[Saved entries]

______

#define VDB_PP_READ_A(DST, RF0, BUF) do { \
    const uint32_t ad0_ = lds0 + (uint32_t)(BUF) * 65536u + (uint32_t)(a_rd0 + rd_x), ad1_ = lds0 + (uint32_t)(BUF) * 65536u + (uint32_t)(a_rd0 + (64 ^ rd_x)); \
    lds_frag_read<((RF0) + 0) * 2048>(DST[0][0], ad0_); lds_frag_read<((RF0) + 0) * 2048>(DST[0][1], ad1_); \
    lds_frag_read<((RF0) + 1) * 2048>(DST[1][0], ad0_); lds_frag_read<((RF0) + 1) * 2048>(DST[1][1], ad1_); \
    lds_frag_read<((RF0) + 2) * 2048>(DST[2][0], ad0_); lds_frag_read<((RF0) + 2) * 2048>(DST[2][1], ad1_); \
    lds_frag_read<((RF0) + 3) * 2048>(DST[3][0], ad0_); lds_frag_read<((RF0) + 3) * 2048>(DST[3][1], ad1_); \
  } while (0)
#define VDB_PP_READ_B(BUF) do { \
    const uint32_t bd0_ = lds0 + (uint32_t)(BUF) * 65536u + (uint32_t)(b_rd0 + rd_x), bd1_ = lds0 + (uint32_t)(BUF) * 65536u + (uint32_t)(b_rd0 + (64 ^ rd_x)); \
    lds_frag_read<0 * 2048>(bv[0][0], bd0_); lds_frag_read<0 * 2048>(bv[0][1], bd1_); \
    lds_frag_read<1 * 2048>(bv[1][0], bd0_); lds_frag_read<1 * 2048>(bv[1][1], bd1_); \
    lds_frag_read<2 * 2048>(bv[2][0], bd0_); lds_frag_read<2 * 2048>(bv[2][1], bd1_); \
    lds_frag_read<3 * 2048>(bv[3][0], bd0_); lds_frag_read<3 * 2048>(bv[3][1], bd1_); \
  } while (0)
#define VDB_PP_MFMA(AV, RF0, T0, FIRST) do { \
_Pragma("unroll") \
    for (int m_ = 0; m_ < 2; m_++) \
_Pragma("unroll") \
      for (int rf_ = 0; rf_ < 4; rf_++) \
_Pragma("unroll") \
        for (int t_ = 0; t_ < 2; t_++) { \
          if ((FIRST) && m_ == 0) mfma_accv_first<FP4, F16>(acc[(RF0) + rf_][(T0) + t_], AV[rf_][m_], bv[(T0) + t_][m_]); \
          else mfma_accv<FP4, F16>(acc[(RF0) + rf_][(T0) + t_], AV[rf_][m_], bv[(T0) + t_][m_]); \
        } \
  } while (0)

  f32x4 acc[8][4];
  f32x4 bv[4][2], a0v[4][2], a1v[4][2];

______

WHAT YOU SHOULD DO:
Filter the entries above and return only the lines holding "define".

ANSWER BELOW:
#define VDB_PP_READ_A(DST, RF0, BUF) do { \
#define VDB_PP_READ_B(BUF) do { \
#define VDB_PP_MFMA(AV, RF0, T0, FIRST) do { \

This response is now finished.